Saved entries
++++
@@ -645,25 +650,46 @@
     };
     if constexpr (PREFETCH) fetch(std::integral_constant<int, 0>{});
     if constexpr (TRED) {
-      static_for<K / 4>([&](auto IG) {
-        constexpr int g = IG;
+      constexpr int NG = K / 4;
+      uint32_t ZA[NG], ZB[NG], ZC[READY ? 1 : NG];
+      auto fronts = [&](auto IG) {
+        constexpr int g = decltype(IG)::value;
         uint32_t a1[4], a2[4], sg[4];
         static_for<4>([&](auto J) { row_front(std::integral_constant<int, 4 * g + J>{}, a1[J], a2[J], sg[J]); });
         uint32_t z1, z2, zs;
         transposed_reduce4(a1, a2, sg, z1, z2, zs);
-        uint32_t M1[4], M2[4], SG[4];
-        static_for<4>([&](auto J) {
-          constexpr int pat = 0x13 | (J << 7);
-          M1[J] = static_cast<uint32_t>(__builtin_amdgcn_ds_swizzle(static_cast<int>(z1), pat));
-          M2[J] = static_cast<uint32_t>(__builtin_amdgcn_ds_swizzle(static_cast<int>(z2), pat));
-          SG[J] = static_cast<uint32_t>(__builtin_amdgcn_ds_swizzle(static_cast<int>(zs), pat));
-        });
+        if constexpr (READY) {
+          ZA[g] = (z1 ^ z2) | (zs & 0x80000000u);
+          ZB[g] = z2;
+        } else {
+          ZA[g] = z1;
+          ZB[g] = z2;
+          ZC[g] = zs;
+        }
+      };
+      auto backs = [&](auto IG) {
+        constexpr int g = decltype(IG)::value;
         static_for<4>([&](auto J) {
           float cn[D];
           row_cn(std::integral_constant<int, 4 * g + J>{}, cn);
-          row_back(std::integral_constant<int, 4 * g + J>{}, M1[J], M2[J], SG[J], cn);
+          const uint32_t b0 = bank_bcast<J>(ZA[g]), b1 = bank_bcast<J>(ZB[g]);
+          uint32_t b2 = 0;
+          if constexpr (!READY) b2 = bank_bcast<J>(ZC[g]);
+          row_back(std::integral_constant<int, 4 * g + J>{}, b0, b1, b2, cn);
         });
-      });
+      };
+      if constexpr (BODY == DIAG_ROWS_FOUR_PIPELINED) {
+        fronts(std::integral_constant<int, 0>{});
+        static_for<NG>([&](auto IG) {
+          if constexpr (IG + 1 < NG) fronts(std::integral_constant<int, IG + 1>{});
+          backs(IG);
+        });
+      } else {
+        static_for<NG>([&](auto IG) {
+          fronts(IG);
+          backs(IG);
+        });
+      }
     } else {
       static_for<K>([&](auto IR) {
         uint32_t m1[1], m2[1], sg[1];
++++
### [WORK TO COMPLETE]
Please return the lines above exactly, from the first one down to the line with "if constexpr (BODY", and stop after that line.

### [TASK RESPONSE]
@@ -645,25 +650,46 @@
     };
     if constexpr (PREFETCH) fetch(std::integral_constant<int, 0>{});
     if constexpr (TRED) {
-      static_for<K / 4>([&](auto IG) {
-        constexpr int g = IG;
+      constexpr int NG = K / 4;
+      uint32_t ZA[NG], ZB[NG], ZC[READY ? 1 : NG];
+      auto fronts = [&](auto IG) {
+        constexpr int g = decltype(IG)::value;
         uint32_t a1[4], a2[4], sg[4];
         static_for<4>([&](auto J) { row_front(std::integral_constant<int, 4 * g + J>{}, a1[J], a2[J], sg[J]); });
         uint32_t z1, z2, zs;
         transposed_reduce4(a1, a2, sg, z1, z2, zs);
-        uint32_t M1[4], M2[4], SG[4];
-        static_for<4>([&](auto J) {
-          constexpr int pat = 0x13 | (J << 7);
-          M1[J] = static_cast<uint32_t>(__builtin_amdgcn_ds_swizzle(static_cast<int>(z1), pat));
-          M2[J] = static_cast<uint32_t>(__builtin_amdgcn_ds_swizzle(static_cast<int>(z2), pat));
-          SG[J] = static_cast<uint32_t>(__builtin_amdgcn_ds_swizzle(static_cast<int>(zs), pat));
-        });
+        if constexpr (READY) {
+          ZA[g] = (z1 ^ z2) | (zs & 0x80000000u);
+          ZB[g] = z2;
+        } else {
+          ZA[g] = z1;
+          ZB[g] = z2;
+          ZC[g] = zs;
+        }
+      };
+      auto backs = [&](auto IG) {
+        constexpr int g = decltype(IG)::value;
         static_for<4>([&](auto J) {
           float cn[D];
           row_cn(std::integral_constant<int, 4 * g + J>{}, cn);
-          row_back(std::integral_constant<int, 4 * g + J>{}, M1[J], M2[J], SG[J], cn);
+          const uint32_t b0 = bank_bcast<J>(ZA[g]), b1 = bank_bcast<J>(ZB[g]);
+          uint32_t b2 = 0;
+          if constexpr (!READY) b2 = bank_bcast<J>(ZC[g]);
+          row_back(std::integral_constant<int, 4 * g + J>{}, b0, b1, b2, cn);
         });
-      });
+      };
+      if constexpr (BODY == DIAG_ROWS_FOUR_PIPELINED) {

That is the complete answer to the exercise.